:: Prompt ::
Read the data below line by line and state how many lines hold "flags". Nothing else belongs in the answer.

Saved data entries
----------

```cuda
template <class P, int MODE>
__device__ __forceinline__ void matvec_row_tail(const MatvecArgs &g, int item, int row, uint32_t acc[8], const uint32_t cw8[8],
                                                const uint32_t *cmpw, const uint32_t ev4[4], uint16_t *scratch, uint8_t *stage, int lane,
                                                const LaneTwiddles &tw, uint32_t pw) {
    constexpr int kCmpWords = MatvecOperands<P>::kCmpWords;
    int nwords;
    if (MODE == kModeKeyGen) {
#pragma unroll
        for (int r = 0; r < 4; r++) {
            int t = lane + 32 * r;
            uint32_t e = ev4[r];
            uint32_t c0 = csubq(canon32(acc[2 * r]) + (e & 0xFFFFu)), c1 = csubq(canon32(acc[2 * r + 1]) + (e >> 16));
            uint32_t v = c0 | (c1 << 12);
            stage[3 * t] = (uint8_t)v;
            stage[3 * t + 1] = (uint8_t)(v >> 8);
            stage[3 * t + 2] = (uint8_t)(v >> 16);
        }
        nwords = 96;
    } else {
        uint32_t *sw = reinterpret_cast<uint32_t *>(scratch);
#pragma unroll
        for (int r = 0; r < 4; r++) {
            int t = lane + 32 * r;
            sw[sidx(2 * t) >> 1] = barrett32(acc[2 * r]) + barrett32(acc[2 * r + 1]) * 65536u;
        }
        __syncwarp();
        uint32_t x[8];
        load_scratch_C(x, scratch, lane);
        __syncwarp();
        intt_warp<kFmaPipe, false>(x, scratch, lane, tw);
#pragma unroll
        for (int r = 0; r < 8; r++) {
            uint32_t y = x[r] + nibble_fma(cw8[r], pw) + (kQ - 3);
            x[r] = compress_canon<P::DU>(canon_fma(y));
        }
        store_scratch_A(x, scratch, lane);
        __syncwarp();
        load_scratch_C(x, scratch, lane);
        pack8<P::DU>(x, stage + P::DU * lane);
        nwords = 8 * P::DU;
    }
    __syncwarp();
    const uint32_t *stw = reinterpret_cast<const uint32_t *>(stage);
    const size_t row_off = (MODE == kModeKeyGen ? 384 : P::C1ROW) * (size_t)row;
    if (MODE == kModeEncryptCompare) {
        uint32_t d = 0;
#pragma unroll
        for (int i = 0; i < kCmpWords; i++)
            if (lane + 32 * i < nwords) d |= stw[lane + 32 * i] ^ cmpw[i];
        d = __any_sync(kFullMask, d != 0) ? 1u : 0u;
        if (lane == 0) atomicOr(g.flags + item, d);
    } else {
        uint32_t *ow = reinterpret_cast<uint32_t *>(g.out + g.out_stride * item + row_off);
        for (int w = lane; w < nwords; w += 32) ow[w] = stw[w];
        if (MODE == kModeKeyGen && g.out2) {
            uint32_t *ow2 = reinterpret_cast<uint32_t *>(g.out2 + g.out2_stride * item + row_off);
            for (int w = lane; w < nwords; w += 32) ow2[w] = stw[w];
        }
    }
    __syncwarp();
}

template <class P, int MODE>
__device__ __forceinline__ void matvec_finish_rows(const MatvecArgs &g, uint32_t *s_slots, const int *s_gg, int lane, int warp,
                                                   const MatvecLaneConsts &lc, MatvecOperands<P> &nx) {
    constexpr int K = P::K;
    uint8_t *warp_area = reinterpret_cast<uint8_t *>(s_slots) + matvec_slots_bytes<P>() + warp * kMatvecWarpBytes;
    uint16_t *scratch = reinterpret_cast<uint16_t *>(warp_area);
    uint8_t *stage = warp_area + 512;
    const uint2 *gam = lc.gam;
    const LaneTwiddles &tw = lc.tw;
    const uint32_t pw = lc.pw;

    constexpr int kCmpWords = MatvecOperands<P>::kCmpWords;
#pragma unroll 1
    for (int grp = warp; grp < 32; grp += K) {
        const int gg = s_gg[grp];
        uint32_t v[8 * K], cw8[8], cmpw[kCmpWords], ev4[4];
#pragma unroll
        for (int i = 0; i < 8 * K; i++) v[i] = nx.v[i];
#pragma unroll
        for (int i = 0; i < 8; i++) cw8[i] = nx.cw[i];
#pragma unroll
        for (int i = 0; i < kCmpWords; i++) cmpw[i] = nx.cmp[i];
#pragma unroll
        for (int i = 0; i < 4; i++) ev4[i] = nx.ev[i];
        matvec_prefetch<P, MODE>(nx, g, grp + K < 32 ? s_gg[grp + K] : -1, lane);
        if (gg < 0) continue;
        const int item = gg / K, row = gg - item * K;
        const uint32_t slot0 = (uint32_t)__cvta_generic_to_shared(s_slots + kSlotWords * (grp * K));
        uint32_t acc[8];
#pragma unroll
        for (int r = 0; r < 8; r++) acc[r] = 0;
#pragma unroll
        for (int j = 0; j < K; j++) {
#pragma unroll
            for (int r = 0; r < 4; r++) {
                uint16_t a0, a1;
                const uint32_t ad = slot0 + 4 * (kSlotWords * j + lane + 32 * r);
                asm volatile("ld.shared.u16 %0, [%1];" : "=h"(a0) : "r"(ad));
                asm volatile("ld.shared.u16 %0, [%1+2];" : "=h"(a1) : "r"(ad));
                basemul_acc(acc[2 * r], acc[2 * r + 1], a0, a1, v[8 * j + 2 * r], v[8 * j + 2 * r + 1], gam[r]);
            }
        }
        matvec_row_tail<P, MODE>(g, item, row, acc, cw8, cmpw, ev4, scratch, stage, lane, tw, pw);
    }
}

template <class P>
__device__ __forceinline__ int *matvec_gg(uint32_t *s_slots) {
    return reinterpret_cast<int *>(reinterpret_cast<uint8_t *>(s_slots) + matvec_slots_bytes<P>() + P::K * kMatvecWarpBytes);
}

template <class P, int MODE>
__global__ void __launch_bounds__(32 * P::K) k_sample_matvec(MatvecArgs g) {
    constexpr int K = P::K;
    extern __shared__ __align__(16) uint32_t s_slots[];
    const int tid = threadIdx.x, lane = tid & 31, warp = tid >> 5;
    int *s_gg = matvec_gg<P>(s_slots);
    uint8_t *s_inc = reinterpret_cast<uint8_t *>(s_gg + 32);
    {
        const int grp = tid / K, col = tid - grp * K;
        const int gg = blockIdx.x * 32 + grp;
        const int item = gg / K, row = gg - item * K;
        const bool active = item < g.n;
        Lane rho[4];
#pragma unroll
        for (int w = 0; w < 4; w++) rho[w] = active ? load_lane(g.rho + g.rho_stride * key_row(g.keys, item) + 8 * w) : Lane{0u, 0u};
        const uint32_t b32 = MODE == kModeKeyGen ? col : row, b33 = MODE == kModeKeyGen ? row : col;
#ifdef MLKEM_B200_EXPERIMENT
        const bool complete = (g.experiment & 8) ? true
                                                 : sample_ntt_three_blocks(rho, b32, b33, reinterpret_cast<uint16_t *>(s_slots + kSlotWords * tid), g.experiment);
#else
        const bool complete = sample_ntt_three_blocks(rho, b32, b33, reinterpret_cast<uint16_t *>(s_slots + kSlotWords * tid));
#endif
        s_inc[tid] = active && !complete;
    }
    MatvecLaneConsts lc;
    matvec_load_consts<MODE>(lc, lane);
    MatvecOperands<P> nx;
    {
        const int gg = blockIdx.x * 32 + warp;
        matvec_prefetch<P, MODE>(nx, g, gg / K < g.n ? gg : -1, lane);
    }
    __syncthreads();
    {
        const int grp = warp + K * lane;
        if (grp < 32) {
            const int gg = blockIdx.x * 32 + grp;
            bool deferred = false;
#pragma unroll
            for (int j = 0; j < K; j++) deferred |= s_inc[grp * K + j] != 0;
            const bool active = gg / K < g.n;
            s_gg[grp] = (active && !deferred) ? gg : -1;
            if (active && deferred) g.defer_list[atomicAdd(g.defer_count, 1)] = gg;
        }
        __syncwarp();
    }
#ifdef MLKEM_B200_EXPERIMENT
    if (g.experiment & 1) return;
    if (g.experiment & 4) {
        matvec_finish_rows<P, MODE>(g, s_slots, s_gg, lane, warp, lc, nx);
        matvec_prefetch<P, MODE>(nx, g, s_gg[warp], lane);
    }
#endif
    matvec_finish_rows<P, MODE>(g, s_slots, s_gg, lane, warp, lc, nx);
}

template <class P, int MODE>
__global__ void __launch_bounds__(32 * P::K) k_sample_matvec_list(MatvecArgs g) {
    constexpr int K = P::K;
    extern __shared__ __align__(16) uint32_t s_slots[];
    const int tid = threadIdx.x, lane = tid & 31, warp = tid >> 5;
    int *s_gg = matvec_gg<P>(s_slots);
    MatvecLaneConsts lc;
    matvec_load_consts<MODE>(lc, lane);
    const int count = g.defer_list ? *g.defer_count : g.n * K;
    for (int base = blockIdx.x * 32; base < count; base += gridDim.x * 32) {
        {
            const int grp = tid / K, col = tid - grp * K;
            const int e = base + grp;
            const int gg = e < count ? (g.defer_list ? g.defer_list[e] : e) : -1;
            const bool active = gg >= 0;
            const int item = active ? gg / K : 0, row = gg - item * K;
            if (col == 0) s_gg[grp] = gg;
            Lane rho[4];
#pragma unroll
            for (int w = 0; w < 4; w++) rho[w] = active ? load_lane(g.rho + g.rho_stride * key_row(g.keys, item) + 8 * w) : Lane{0u, 0u};
            uint32_t b32 = MODE == kModeKeyGen ? col : row, b33 = MODE == kModeKeyGen ? row : col;
            sample_ntt_thread(rho, b32, b33, reinterpret_cast<uint16_t *>(s_slots + kSlotWords * tid), active, g.group_limit);
        }
        __syncthreads();
        MatvecOperands<P> nx;
        matvec_prefetch<P, MODE>(nx, g, s_gg[warp], lane);
        matvec_finish_rows<P, MODE>(g, s_slots, s_gg, lane, warp, lc, nx);
        __syncthreads();
    }
}


template <class P>
__global__ void __launch_bounds__(256) k_matrix_seeds(int n, const uint8_t *__restrict__ ek, size_t ek_stride, uint8_t *__restrict__ seeds) {
    constexpr int K = P::K;
    const int e = blockIdx.x * blockDim.x + threadIdx.x;
    if (e >= n * K * K) return;
    const int key = e / (K * K), rc = e - key * K * K, row = rc / K, col = rc - row * K;
    const uint8_t *rho = ek + ek_stride * key + 384 * K;
    uint8_t *out = seeds + 34 * (size_t)e;
    for (int b = 0; b < 32; b++) out[b] = rho[b];
    out[32] = (uint8_t)row;
    out[33] = (uint8_t)col;
}

__global__ void __launch_bounds__(256) k_scatter_rows(int n, int row_words, const uint8_t *__restrict__ src, size_t src_stride, KeySel slots,
                                                      uint8_t *__restrict__ dst, size_t dst_stride) {
    const size_t total = (size_t)n * row_words;
    for (size_t t = (size_t)blockIdx.x * blockDim.x + threadIdx.x; t < total; t += (size_t)gridDim.x * blockDim.x) {
        const int i = (int)(t / row_words), w = (int)(t - (size_t)i * row_words);
        const uint4 v = reinterpret_cast<const uint4 *>(src + src_stride * i)[w];
        reinterpret_cast<uint4 *>(dst + dst_stride * key_row(slots, i))[w] = v;
    }
}

__global__ void __launch_bounds__(kHashTPB) k_expand_seed(int n, const uint8_t *__restrict__ seed, unsigned long long first, uint32_t tag,
                                                          uint8_t *__restrict__ out0, uint8_t *__restrict__ out1) {
    const int j = blockIdx.x * blockDim.x + threadIdx.x;
    if (j >= n) return;
    const unsigned long long idx = first + (unsigned long long)j;
    Lane a[25];
    sponge_absorb_words<kRateSha3_256>(a, 6, kSfxXof, [&](int w) {
        if (w < 4) return load_lane(seed + 8 * w);
        return w == 4 ? Lane{(uint32_t)idx, (uint32_t)(idx >> 32)} : Lane{tag, 0u};
    });
#pragma unroll
    for (int w = 0; w < 4; w++) store_lane(out0 + 32 * (size_t)j + 8 * w, a[w]);
    if (out1) {
#pragma unroll
        for (int w = 0; w < 4; w++) store_lane(out1 + 32 * (size_t)j + 8 * w, a[4 + w]);
    }
}

#ifndef MLKEM_B200_MATTABLE_PREFETCH
#define MLKEM_B200_MATTABLE_PREFETCH 1
#endif
#ifndef MLKEM_B200_MATTABLE_BLOCKS
#define MLKEM_B200_MATTABLE_BLOCKS 1
#endif
template <class P, int MODE>
__global__ void __launch_bounds__(kMatTableTPB, MLKEM_B200_MATTABLE_BLOCKS) k_matvec_table(MatvecArgs g, const uint16_t *__restrict__ table) {
    static_assert(MODE != kModeKeyGen, "the table is kept in Encrypt order");
    constexpr int K = P::K, NW = kMatTableTPB / 32;
    __shared__ __align__(16) uint8_t s_warp[NW * kMatvecWarpBytes];
    const int lane = threadIdx.x & 31, warp = threadIdx.x >> 5;
    uint16_t *scratch = reinterpret_cast<uint16_t *>(s_warp + warp * kMatvecWarpBytes);
    uint8_t *stage = s_warp + warp * kMatvecWarpBytes + 512;
    MatvecLaneConsts lc;
    matvec_load_consts<MODE>(lc, lane);
    const int rows = g.n * K, stride = gridDim.x * NW;
    int gg = blockIdx.x * NW + warp;
    MatvecOperands<P> nx;
    if (MLKEM_B200_MATTABLE_PREFETCH) matvec_prefetch<P, MODE>(nx, g, gg < rows ? gg : -1, lane);
    constexpr int kCmpWords = MatvecOperands<P>::kCmpWords;
#pragma unroll 1
    for (; gg < rows; gg += stride) {
        if (!MLKEM_B200_MATTABLE_PREFETCH) matvec_prefetch<P, MODE>(nx, g, gg, lane);
        const int item = gg / K, row = gg - item * K;
        const uint32_t *arow = reinterpret_cast<const uint32_t *>(table + ((size_t)key_row(g.keys, item) * K + row) * K * 256);
        uint32_t aw[4 * K];
#pragma unroll
        for (int j = 0; j < K; j++)
#pragma unroll
            for (int r = 0; r < 4; r++) aw[4 * j + r] = __ldg(arow + 128 * j + lane + 32 * r);
        uint32_t v[8 * K], cw8[8], cmpw[kCmpWords], ev4[4];
#pragma unroll
        for (int i = 0; i < 8 * K; i++) v[i] = nx.v[i];
#pragma unroll
        for (int i = 0; i < 8; i++) cw8[i] = nx.cw[i];
#pragma unroll
        for (int i = 0; i < kCmpWords; i++) cmpw[i] = nx.cmp[i];
#pragma unroll
        for (int i = 0; i < 4; i++) ev4[i] = 0;
        if (MLKEM_B200_MATTABLE_PREFETCH) matvec_prefetch<P, MODE>(nx, g, gg + stride < rows ? gg + stride : -1, lane);
        uint32_t acc[8];
#pragma unroll
        for (int r = 0; r < 8; r++) acc[r] = 0;
#pragma unroll
        for (int j = 0; j < K; j++)
#pragma unroll
            for (int r = 0; r < 4; r++)
                basemul_acc(acc[2 * r], acc[2 * r + 1], aw[4 * j + r] & 0xFFFFu, aw[4 * j + r] >> 16, v[8 * j + 2 * r], v[8 * j + 2 * r + 1], lc.gam[r]);
        matvec_row_tail<P, MODE>(g, item, row, acc, cw8, cmpw, ev4, scratch, stage, lane, lc.tw, lc.pw);
    }
}

constexpr int kWarpTPB = 128;
#ifndef MLKEM_B200_PRIM_PIPE
#define MLKEM_B200_PRIM_PIPE false
#endif
constexpr bool kPrimPipe = MLKEM_B200_PRIM_PIPE;

struct EncVArgs {
    int n;
    const uint8_t *ek;
    size_t ek_stride;
    KeySel keys;
    const uint16_t *yhat;
    size_t yhat_stride;
    const uint32_t *addc;
    size_t addc_stride;
    const uint8_t *m;
    uint8_t *c;
    size_t c_stride;
    const uint8_t *cmp;
    uint32_t *flags;
};

__device__ __forceinline__ uint32_t smem_u32(const void *p) { return (uint32_t)__cvta_generic_to_shared(p); }
__device__ __forceinline__ void mbar_init(uint64_t *bar, int count) {
    asm volatile("mbarrier.init.shared::cta.b64 [%0], %1;" ::"r"(smem_u32(bar)), "r"(count) : "memory");
}
__device__ __forceinline__ void mbar_fence_init() { asm volatile("fence.mbarrier_init.release.cluster;" ::: "memory"); }
__device__ __forceinline__ void mbar_expect_tx(uint64_t *bar, uint32_t bytes) {
    asm volatile("mbarrier.arrive.expect_tx.shared::cta.b64 _, [%0], %1;" ::"r"(smem_u32(bar)), "r"(bytes) : "memory");
}
__device__ __forceinline__ void mbar_wait(uint64_t *bar, uint32_t parity) {
    asm volatile(
        "{\n"
        ".reg .pred p;\n"
        "WAIT_%=:\n"
        "mbarrier.try_wait.parity.shared::cta.b64 p, [%0], %1;\n"
        "@p bra DONE_%=;\n"
        "bra WAIT_%=;\n"
        "DONE_%=:\n"
        "}\n" ::"r"(smem_u32(bar)),
        "r"(parity)
        : "memory");
}
__device__ __forceinline__ void bulk_g2s(void *smem_dst, const void *gmem_src, uint32_t bytes, uint64_t *bar) {
    asm volatile("cp.async.bulk.shared::cluster.global.mbarrier::complete_tx::bytes [%0], [%1], %2, [%3];" ::"r"(smem_u32(smem_dst)),
                 "l"(gmem_src), "r"(bytes), "r"(smem_u32(bar))
                 : "memory");
}

// ... 448 lines not shown
```

Measured before the change: 33.73 million.

## Resume deferred matrix sampling from saved Keccak state instead of restarting

```diff
diff --git a/crystals-kyber_b200/csrc/mlkem_b200.cu b/crystals-kyber_b200/csrc/mlkem_b200.cu
--- a/crystals-kyber_b200/csrc/mlkem_b200.cu
+++ b/crystals-kyber_b200/csrc/mlkem_b200.cu
@@ -217,10 +217,12 @@
     }
 };
 
+constexpr size_t kResumeRowsPer = 16;
 template <class P>
 constexpr size_t ws_bytes_per_item() {
-    size_t kg = 64 + 2 * P::K * 512 + 4 * P::K;
-    size_t enc = P::K * 512 + (P::K + 1) * 128 + 32 + 4 * P::K;
+    constexpr size_t resume = (size_t)P::K * resume_record_words<P>() * 4 / kResumeRowsPer;
+    size_t kg = 64 + 2 * P::K * 512 + 4 * P::K + resume;
+    size_t enc = P::K * 512 + (P::K + 1) * 128 + 32 + 4 * P::K + resume;
     size_t dec = enc + 32 + 64 + 4;
     size_t m = kg > dec ? kg : dec;
     return m + 64;
@@ -240,6 +242,8 @@
     if (a.group_limit >= 168 && rows > 32) {
         a.defer_list = ws.take<int>(rows);
         a.defer_count = ws.take<int>(1);
+        a.resume_cap = (int)(rows / kResumeRowsPer);
+        a.resume = ws.take<uint32_t>((size_t)a.resume_cap * resume_record_words<P>());
         CU(cudaMemsetAsync(a.defer_count, 0, sizeof(int), st));
         LAUNCH((k_sample_matvec<P, MODE>), blocks, 32 * K, smem, st, a);
 #ifdef MLKEM_B200_EXPERIMENT
diff --git a/crystals-kyber_b200/csrc/mlkem_kernels.cuh b/crystals-kyber_b200/csrc/mlkem_kernels.cuh
--- a/crystals-kyber_b200/csrc/mlkem_kernels.cuh
+++ b/crystals-kyber_b200/csrc/mlkem_kernels.cuh
@@ -505,13 +505,19 @@
     }
 }
 
-__device__ __forceinline__ void sample_ntt_thread(const Lane rho[4], uint32_t &b32, uint32_t &b33, uint16_t *slot, bool active,
-                                                  int group_limit) {
-    Lane a[25];
-    const uint32_t base = (uint32_t)__cvta_generic_to_shared(slot), end_addr = base + 2 * kN;
-    uint32_t addr = active ? base : end_addr;
-    int groups_left = 0;
-    bool need_init = true;
+__device__ __forceinline__ void sample_ntt_give_up(int groups_left, uint32_t &b32, uint32_t &b33, uint32_t base, uint32_t end_addr,
+                                                   uint32_t &addr, bool &need_init) {
+    if (groups_left <= 0 && addr < end_addr) {
+        b32 = (b32 + 1) & 0xFFu;
+        b33 = (b33 + 1) & 0xFFu;
+        addr = base;
+        need_init = true;
+    }
+}
+
+__device__ __forceinline__ void sample_ntt_continue(Lane a[25], const Lane rho[4], uint32_t &b32, uint32_t &b33, uint32_t base,
+                                                    uint32_t addr, int groups_left, bool need_init, int group_limit) {
+    const uint32_t end_addr = base + 2 * kN;
     while (__any_sync(kFullMask, addr < end_addr)) {
         if (need_init) {
             keccak_zero(a);
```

----------

:: Answer to the exercise ::
2